--- START ---

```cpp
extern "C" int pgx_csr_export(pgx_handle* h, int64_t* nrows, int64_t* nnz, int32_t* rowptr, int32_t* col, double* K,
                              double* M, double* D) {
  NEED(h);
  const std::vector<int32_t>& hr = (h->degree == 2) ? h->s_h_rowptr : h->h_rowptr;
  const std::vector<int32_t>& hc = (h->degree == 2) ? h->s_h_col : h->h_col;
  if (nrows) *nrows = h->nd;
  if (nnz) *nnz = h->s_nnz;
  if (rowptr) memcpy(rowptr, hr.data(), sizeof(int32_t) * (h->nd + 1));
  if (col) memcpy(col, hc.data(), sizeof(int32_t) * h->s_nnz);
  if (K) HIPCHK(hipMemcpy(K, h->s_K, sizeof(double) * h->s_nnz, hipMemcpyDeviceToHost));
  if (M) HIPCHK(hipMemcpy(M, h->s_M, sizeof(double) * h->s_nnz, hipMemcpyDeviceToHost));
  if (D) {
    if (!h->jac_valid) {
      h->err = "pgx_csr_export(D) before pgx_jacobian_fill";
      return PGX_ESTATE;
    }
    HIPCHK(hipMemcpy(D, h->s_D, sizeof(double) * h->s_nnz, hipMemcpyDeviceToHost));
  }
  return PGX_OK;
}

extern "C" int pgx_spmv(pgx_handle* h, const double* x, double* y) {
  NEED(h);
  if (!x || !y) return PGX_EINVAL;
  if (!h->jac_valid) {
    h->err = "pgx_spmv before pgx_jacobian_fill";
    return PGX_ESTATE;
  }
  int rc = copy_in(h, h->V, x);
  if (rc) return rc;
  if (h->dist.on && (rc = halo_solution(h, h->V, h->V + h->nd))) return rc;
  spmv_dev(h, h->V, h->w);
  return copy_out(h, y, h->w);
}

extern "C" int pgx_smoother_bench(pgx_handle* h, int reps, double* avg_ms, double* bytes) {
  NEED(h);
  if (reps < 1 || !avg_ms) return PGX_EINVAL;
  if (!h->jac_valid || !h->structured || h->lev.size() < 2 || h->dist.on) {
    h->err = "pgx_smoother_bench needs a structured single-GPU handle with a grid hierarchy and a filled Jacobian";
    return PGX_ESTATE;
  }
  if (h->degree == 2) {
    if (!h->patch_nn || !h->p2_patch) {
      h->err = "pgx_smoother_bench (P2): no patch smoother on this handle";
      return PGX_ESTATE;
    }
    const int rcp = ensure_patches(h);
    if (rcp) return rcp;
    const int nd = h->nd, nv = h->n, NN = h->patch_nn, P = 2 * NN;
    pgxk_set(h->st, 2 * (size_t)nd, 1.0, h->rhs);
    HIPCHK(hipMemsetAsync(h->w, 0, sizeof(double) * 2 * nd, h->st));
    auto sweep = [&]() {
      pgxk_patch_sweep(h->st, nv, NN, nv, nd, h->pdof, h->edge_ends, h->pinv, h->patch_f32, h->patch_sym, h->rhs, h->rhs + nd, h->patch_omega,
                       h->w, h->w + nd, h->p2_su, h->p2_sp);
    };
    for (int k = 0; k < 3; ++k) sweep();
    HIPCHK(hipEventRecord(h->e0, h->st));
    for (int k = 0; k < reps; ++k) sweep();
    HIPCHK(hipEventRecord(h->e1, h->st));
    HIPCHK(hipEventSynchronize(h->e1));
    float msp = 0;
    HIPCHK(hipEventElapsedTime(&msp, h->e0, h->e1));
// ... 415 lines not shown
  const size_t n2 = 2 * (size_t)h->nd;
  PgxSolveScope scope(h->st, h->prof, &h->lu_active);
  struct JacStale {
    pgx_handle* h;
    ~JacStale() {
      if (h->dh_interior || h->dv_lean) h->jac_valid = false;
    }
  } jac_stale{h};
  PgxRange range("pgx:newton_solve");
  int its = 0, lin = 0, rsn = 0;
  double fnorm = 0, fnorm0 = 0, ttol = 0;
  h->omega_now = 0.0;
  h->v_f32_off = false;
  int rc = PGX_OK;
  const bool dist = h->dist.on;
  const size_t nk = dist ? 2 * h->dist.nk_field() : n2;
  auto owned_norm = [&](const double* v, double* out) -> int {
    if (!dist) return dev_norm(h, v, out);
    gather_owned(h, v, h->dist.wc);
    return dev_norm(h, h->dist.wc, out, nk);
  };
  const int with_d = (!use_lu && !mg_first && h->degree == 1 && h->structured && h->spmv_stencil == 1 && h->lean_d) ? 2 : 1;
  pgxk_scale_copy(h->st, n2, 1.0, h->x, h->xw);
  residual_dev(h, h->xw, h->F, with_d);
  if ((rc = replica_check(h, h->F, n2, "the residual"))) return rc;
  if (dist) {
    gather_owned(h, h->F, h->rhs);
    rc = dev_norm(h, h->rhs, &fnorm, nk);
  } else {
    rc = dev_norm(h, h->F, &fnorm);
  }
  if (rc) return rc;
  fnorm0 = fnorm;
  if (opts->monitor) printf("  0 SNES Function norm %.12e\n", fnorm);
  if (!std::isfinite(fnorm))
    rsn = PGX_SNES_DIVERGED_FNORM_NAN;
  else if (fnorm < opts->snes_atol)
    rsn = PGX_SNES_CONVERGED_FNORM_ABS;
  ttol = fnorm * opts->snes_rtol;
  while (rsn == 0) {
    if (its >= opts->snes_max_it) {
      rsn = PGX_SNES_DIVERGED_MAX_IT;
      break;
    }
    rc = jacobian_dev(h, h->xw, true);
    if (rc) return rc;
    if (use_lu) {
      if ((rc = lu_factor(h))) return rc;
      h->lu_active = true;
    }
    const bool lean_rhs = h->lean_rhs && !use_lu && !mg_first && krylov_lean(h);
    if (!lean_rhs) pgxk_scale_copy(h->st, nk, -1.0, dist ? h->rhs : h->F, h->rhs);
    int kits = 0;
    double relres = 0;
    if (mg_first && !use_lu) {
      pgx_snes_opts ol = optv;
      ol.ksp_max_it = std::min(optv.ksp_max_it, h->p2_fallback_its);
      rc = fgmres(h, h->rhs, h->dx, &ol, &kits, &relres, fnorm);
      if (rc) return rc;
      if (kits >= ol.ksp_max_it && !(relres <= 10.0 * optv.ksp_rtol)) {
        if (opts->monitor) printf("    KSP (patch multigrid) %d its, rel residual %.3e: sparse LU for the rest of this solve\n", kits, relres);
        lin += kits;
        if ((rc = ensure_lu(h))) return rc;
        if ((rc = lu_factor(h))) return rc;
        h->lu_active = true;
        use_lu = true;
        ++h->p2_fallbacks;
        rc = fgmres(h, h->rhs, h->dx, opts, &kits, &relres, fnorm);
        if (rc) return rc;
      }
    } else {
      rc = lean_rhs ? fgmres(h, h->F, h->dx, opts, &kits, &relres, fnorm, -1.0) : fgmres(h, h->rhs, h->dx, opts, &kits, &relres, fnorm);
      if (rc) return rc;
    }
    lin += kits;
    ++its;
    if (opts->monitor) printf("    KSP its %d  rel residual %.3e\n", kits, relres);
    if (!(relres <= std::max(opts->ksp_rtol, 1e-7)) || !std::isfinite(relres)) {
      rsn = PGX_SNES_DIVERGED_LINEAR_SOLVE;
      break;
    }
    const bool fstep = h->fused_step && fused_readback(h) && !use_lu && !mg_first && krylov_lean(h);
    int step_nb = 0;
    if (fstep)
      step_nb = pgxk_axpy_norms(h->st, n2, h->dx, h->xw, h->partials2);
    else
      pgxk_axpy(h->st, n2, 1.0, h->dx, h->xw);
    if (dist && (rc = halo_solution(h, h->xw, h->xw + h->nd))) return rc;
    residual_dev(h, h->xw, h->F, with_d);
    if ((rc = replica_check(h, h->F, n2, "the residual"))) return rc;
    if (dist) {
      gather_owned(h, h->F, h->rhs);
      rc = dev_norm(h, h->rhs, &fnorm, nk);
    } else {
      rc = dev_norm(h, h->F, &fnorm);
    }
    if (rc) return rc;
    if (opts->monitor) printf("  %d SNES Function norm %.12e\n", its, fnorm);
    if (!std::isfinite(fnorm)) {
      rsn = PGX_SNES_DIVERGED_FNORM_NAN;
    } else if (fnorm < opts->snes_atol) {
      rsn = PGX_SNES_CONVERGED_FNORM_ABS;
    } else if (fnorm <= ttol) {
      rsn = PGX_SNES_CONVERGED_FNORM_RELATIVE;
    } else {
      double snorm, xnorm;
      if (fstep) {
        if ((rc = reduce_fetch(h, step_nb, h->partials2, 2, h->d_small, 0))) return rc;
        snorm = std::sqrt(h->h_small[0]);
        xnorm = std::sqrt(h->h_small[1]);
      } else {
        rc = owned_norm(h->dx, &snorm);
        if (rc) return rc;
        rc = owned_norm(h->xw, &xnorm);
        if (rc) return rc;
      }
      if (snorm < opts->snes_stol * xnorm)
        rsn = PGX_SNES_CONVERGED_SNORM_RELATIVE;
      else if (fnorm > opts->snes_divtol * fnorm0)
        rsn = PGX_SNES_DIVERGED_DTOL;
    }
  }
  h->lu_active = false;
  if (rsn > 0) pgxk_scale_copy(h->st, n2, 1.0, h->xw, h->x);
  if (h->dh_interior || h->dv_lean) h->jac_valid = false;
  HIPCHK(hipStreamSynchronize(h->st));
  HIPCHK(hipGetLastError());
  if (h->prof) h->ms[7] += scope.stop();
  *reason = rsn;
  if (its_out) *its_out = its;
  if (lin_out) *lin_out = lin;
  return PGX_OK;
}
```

--- END ---
--- START ---

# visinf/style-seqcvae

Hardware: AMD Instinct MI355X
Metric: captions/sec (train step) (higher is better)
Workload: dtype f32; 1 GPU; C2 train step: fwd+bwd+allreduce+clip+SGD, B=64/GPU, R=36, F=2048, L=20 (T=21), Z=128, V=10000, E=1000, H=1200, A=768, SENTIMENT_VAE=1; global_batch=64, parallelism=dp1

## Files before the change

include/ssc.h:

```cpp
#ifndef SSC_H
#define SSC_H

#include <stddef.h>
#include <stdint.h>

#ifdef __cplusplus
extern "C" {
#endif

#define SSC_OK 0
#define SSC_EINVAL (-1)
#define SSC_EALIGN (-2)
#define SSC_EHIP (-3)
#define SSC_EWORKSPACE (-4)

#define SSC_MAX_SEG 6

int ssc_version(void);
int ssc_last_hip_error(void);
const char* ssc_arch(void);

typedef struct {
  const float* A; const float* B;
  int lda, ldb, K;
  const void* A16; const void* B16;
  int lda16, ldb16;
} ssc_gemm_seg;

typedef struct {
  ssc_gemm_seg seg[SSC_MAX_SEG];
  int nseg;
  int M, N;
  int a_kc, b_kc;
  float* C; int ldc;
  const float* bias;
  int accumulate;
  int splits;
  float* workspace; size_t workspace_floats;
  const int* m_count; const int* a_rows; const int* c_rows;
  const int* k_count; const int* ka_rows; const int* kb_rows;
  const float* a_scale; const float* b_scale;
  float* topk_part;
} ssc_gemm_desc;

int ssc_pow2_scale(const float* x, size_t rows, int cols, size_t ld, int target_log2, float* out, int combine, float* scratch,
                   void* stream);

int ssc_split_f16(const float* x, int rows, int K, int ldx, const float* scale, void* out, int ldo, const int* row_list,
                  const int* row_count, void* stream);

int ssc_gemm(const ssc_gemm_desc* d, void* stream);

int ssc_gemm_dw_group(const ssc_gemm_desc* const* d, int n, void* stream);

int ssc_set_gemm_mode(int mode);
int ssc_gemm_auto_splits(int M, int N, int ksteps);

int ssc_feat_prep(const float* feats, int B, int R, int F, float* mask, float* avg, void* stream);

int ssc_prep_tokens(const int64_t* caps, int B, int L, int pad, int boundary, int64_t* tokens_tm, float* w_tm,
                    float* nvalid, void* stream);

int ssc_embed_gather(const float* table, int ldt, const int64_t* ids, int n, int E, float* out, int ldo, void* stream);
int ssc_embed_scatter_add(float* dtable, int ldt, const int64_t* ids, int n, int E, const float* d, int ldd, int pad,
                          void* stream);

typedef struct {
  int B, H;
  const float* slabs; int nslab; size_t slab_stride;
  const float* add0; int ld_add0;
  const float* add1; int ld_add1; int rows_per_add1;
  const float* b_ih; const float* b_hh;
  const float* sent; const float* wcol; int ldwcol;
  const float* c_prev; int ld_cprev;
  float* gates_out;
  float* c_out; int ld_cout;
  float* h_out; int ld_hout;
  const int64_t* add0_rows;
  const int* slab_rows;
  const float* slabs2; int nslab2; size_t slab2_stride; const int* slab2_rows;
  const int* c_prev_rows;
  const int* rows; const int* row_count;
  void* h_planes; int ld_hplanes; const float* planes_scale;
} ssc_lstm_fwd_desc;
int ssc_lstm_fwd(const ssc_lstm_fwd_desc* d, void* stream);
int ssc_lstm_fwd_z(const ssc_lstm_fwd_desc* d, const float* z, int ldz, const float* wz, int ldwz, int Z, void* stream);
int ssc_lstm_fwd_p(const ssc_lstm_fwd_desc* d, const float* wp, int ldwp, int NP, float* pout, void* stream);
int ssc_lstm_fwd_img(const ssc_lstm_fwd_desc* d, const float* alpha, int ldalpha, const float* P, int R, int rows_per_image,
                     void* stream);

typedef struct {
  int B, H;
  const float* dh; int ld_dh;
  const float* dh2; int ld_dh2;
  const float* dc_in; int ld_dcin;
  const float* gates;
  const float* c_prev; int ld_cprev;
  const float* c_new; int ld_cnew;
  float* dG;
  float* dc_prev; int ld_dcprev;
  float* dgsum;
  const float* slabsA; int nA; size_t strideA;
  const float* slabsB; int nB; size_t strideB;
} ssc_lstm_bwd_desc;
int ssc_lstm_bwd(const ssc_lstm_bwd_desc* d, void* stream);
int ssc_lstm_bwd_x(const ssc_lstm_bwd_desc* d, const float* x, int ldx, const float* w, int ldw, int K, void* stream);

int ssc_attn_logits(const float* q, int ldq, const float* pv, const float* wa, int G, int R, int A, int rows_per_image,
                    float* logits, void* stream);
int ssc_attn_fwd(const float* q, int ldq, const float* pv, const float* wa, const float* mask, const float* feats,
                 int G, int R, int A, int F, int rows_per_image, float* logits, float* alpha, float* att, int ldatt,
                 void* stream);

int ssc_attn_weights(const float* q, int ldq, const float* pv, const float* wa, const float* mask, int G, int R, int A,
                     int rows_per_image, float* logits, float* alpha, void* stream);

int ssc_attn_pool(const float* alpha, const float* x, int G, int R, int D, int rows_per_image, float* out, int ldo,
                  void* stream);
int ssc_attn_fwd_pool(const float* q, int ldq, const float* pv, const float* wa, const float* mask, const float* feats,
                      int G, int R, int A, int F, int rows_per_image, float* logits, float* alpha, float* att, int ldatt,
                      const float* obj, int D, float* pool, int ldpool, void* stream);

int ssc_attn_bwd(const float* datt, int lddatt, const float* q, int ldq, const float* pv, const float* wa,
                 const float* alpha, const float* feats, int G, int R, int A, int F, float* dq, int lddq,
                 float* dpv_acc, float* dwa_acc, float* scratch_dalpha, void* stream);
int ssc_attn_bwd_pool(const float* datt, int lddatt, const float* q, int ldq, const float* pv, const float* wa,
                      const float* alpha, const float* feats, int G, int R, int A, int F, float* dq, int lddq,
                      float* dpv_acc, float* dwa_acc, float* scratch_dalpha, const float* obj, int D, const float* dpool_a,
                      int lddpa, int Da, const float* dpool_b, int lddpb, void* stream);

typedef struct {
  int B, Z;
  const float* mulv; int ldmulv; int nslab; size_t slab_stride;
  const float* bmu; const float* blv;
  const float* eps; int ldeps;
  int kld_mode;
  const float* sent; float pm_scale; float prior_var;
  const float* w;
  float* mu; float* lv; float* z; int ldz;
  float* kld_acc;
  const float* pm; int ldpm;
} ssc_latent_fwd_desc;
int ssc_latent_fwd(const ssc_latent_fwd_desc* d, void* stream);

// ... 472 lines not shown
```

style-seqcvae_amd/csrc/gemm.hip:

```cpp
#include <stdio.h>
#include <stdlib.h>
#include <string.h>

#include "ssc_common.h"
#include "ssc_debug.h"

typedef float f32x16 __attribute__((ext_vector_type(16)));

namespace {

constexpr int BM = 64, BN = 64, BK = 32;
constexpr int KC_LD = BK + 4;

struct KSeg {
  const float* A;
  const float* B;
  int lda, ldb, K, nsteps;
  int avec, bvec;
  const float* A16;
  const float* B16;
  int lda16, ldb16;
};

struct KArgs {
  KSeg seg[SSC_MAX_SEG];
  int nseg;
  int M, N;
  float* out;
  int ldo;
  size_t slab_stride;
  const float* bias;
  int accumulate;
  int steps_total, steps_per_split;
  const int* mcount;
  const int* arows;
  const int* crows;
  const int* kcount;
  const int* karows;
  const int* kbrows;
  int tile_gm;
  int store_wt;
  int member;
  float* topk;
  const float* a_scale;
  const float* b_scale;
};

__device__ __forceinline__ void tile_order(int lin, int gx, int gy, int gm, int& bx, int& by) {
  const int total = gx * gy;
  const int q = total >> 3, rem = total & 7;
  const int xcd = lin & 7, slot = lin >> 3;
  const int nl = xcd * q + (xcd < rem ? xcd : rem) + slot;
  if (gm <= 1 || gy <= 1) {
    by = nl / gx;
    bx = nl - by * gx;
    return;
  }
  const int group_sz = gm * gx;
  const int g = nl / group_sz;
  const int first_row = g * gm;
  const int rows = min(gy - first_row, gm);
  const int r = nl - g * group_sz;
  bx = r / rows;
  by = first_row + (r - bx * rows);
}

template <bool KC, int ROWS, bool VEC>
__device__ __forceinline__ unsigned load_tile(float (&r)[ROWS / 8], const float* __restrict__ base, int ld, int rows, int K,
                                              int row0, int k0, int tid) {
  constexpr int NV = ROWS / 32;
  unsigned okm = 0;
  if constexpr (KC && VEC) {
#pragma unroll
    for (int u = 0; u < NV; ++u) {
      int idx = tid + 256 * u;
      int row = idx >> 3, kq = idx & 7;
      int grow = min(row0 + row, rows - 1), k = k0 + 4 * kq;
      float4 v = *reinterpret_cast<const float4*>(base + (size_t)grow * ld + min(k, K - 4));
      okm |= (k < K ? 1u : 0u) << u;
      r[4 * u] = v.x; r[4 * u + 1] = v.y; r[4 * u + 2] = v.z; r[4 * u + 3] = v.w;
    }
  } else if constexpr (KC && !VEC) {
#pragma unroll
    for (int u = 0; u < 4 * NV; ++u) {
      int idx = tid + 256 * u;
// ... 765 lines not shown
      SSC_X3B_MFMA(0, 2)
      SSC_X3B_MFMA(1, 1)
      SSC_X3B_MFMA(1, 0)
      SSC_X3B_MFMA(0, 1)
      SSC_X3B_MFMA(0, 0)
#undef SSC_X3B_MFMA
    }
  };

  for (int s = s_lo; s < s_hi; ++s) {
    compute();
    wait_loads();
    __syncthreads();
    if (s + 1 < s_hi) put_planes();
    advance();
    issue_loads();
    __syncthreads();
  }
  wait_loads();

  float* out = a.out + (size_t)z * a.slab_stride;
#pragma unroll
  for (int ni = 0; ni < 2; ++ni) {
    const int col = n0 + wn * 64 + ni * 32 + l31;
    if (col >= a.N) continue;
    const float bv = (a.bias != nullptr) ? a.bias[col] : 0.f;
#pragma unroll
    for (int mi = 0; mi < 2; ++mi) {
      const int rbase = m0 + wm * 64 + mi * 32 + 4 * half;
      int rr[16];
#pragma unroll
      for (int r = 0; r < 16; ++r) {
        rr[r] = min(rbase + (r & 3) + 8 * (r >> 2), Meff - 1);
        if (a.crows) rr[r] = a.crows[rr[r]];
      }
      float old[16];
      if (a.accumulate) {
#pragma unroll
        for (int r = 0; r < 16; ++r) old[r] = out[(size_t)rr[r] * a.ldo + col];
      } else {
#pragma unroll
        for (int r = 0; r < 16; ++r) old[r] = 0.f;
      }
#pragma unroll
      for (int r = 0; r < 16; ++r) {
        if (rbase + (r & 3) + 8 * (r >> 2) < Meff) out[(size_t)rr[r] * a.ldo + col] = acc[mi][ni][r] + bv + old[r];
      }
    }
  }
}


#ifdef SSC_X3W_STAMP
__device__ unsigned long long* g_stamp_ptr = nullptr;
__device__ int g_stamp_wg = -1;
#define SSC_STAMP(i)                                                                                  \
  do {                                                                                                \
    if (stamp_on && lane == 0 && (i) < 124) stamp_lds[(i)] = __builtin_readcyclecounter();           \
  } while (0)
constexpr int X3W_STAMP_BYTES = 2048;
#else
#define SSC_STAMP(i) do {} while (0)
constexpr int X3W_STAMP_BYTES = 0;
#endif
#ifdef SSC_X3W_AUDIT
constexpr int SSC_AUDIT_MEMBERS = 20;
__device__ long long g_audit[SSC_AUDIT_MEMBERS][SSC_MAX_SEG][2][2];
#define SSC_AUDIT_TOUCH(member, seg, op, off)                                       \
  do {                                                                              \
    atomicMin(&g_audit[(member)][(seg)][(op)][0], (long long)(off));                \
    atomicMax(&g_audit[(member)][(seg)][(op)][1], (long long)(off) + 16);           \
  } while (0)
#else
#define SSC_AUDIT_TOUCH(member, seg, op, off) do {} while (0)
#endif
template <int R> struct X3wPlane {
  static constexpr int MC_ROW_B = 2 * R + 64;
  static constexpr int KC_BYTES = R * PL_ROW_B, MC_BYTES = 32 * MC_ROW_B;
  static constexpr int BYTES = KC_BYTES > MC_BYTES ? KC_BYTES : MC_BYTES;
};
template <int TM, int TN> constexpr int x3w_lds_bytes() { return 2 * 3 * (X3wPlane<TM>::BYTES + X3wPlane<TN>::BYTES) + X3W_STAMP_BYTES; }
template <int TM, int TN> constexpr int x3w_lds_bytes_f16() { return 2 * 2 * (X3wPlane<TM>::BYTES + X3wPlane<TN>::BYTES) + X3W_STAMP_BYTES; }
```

--- END ---

Go through the material above and copy each line that holds the string "monitor".

  if (opts->monitor) printf("  0 SNES Function norm %.12e\n", fnorm);
        if (opts->monitor) printf("    KSP (patch multigrid) %d its, rel residual %.3e: sparse LU for the rest of this solve\n", kits, relres);
    if (opts->monitor) printf("    KSP its %d  rel residual %.3e\n", kits, relres);
    if (opts->monitor) printf("  %d SNES Function norm %.12e\n", its, fnorm);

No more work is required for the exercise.